PROBLEM STATEMENT:
From the entries below, please output exactly the lines starting at the one containing "const long long ld = 3LL * I;" and ending at the one containing "auto key_pos = [&](int", both included.

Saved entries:
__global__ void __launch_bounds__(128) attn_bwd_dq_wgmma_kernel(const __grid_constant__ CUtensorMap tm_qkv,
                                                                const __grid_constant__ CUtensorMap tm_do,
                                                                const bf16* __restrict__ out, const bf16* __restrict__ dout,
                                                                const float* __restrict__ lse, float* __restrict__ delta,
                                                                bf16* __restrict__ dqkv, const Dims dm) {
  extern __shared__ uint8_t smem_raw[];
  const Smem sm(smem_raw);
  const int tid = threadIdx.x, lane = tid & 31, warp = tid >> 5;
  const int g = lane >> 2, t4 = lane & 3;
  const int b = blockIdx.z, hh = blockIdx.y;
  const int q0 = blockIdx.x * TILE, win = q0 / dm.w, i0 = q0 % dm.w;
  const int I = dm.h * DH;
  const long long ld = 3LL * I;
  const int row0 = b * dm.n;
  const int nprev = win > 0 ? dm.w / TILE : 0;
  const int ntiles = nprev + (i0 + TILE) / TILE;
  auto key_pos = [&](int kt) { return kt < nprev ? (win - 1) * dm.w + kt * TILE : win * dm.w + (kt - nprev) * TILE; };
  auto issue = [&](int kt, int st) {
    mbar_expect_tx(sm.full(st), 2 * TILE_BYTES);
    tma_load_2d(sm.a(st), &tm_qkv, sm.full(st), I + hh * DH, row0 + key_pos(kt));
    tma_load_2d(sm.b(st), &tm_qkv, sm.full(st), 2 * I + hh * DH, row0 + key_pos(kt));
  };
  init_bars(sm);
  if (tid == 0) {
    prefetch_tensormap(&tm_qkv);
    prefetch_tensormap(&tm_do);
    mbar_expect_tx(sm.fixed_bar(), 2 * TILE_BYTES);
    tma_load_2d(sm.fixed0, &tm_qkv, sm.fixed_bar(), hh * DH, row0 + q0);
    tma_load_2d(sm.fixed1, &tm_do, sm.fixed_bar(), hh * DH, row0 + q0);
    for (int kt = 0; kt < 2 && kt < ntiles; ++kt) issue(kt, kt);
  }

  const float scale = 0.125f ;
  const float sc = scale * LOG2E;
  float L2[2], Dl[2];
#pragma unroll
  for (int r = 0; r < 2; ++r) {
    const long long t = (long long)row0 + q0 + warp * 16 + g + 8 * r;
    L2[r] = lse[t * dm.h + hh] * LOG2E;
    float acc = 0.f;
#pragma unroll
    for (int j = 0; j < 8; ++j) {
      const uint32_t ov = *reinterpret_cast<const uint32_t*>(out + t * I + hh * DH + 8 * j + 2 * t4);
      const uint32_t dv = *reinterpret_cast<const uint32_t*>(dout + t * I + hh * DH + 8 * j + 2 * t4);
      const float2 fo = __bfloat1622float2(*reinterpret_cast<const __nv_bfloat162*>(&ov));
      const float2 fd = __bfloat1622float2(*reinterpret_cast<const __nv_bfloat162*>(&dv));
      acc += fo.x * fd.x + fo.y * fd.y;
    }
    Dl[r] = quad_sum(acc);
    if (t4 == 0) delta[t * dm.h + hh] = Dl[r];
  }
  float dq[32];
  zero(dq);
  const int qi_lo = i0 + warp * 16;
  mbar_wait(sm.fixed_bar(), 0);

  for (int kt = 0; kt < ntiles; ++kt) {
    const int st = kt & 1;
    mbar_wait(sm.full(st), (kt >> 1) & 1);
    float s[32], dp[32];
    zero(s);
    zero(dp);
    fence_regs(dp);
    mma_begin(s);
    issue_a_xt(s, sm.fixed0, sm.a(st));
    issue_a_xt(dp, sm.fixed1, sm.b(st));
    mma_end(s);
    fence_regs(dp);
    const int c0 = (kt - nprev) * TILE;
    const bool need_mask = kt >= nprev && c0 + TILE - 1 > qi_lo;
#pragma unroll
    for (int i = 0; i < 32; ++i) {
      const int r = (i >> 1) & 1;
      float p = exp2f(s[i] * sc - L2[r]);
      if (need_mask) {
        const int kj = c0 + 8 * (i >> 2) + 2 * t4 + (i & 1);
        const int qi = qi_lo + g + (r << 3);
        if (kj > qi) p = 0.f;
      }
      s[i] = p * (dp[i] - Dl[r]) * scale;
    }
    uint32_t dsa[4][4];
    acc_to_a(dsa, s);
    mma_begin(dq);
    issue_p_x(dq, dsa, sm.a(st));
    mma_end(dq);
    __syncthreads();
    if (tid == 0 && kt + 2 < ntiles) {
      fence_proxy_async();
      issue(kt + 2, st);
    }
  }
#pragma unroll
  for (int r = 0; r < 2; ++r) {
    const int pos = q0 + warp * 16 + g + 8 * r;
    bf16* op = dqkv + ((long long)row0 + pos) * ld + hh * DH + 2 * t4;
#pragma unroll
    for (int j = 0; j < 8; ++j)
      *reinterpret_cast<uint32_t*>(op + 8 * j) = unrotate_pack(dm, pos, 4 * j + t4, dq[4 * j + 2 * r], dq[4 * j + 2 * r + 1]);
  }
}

WRITTEN SOLUTION:
  const long long ld = 3LL * I;
  const int row0 = b * dm.n;
  const int nprev = win > 0 ? dm.w / TILE : 0;
  const int ntiles = nprev + (i0 + TILE) / TILE;
  auto key_pos = [&](int kt) { return kt < nprev ? (win - 1) * dm.w + kt * TILE : win * dm.w + (kt - nprev) * TILE; };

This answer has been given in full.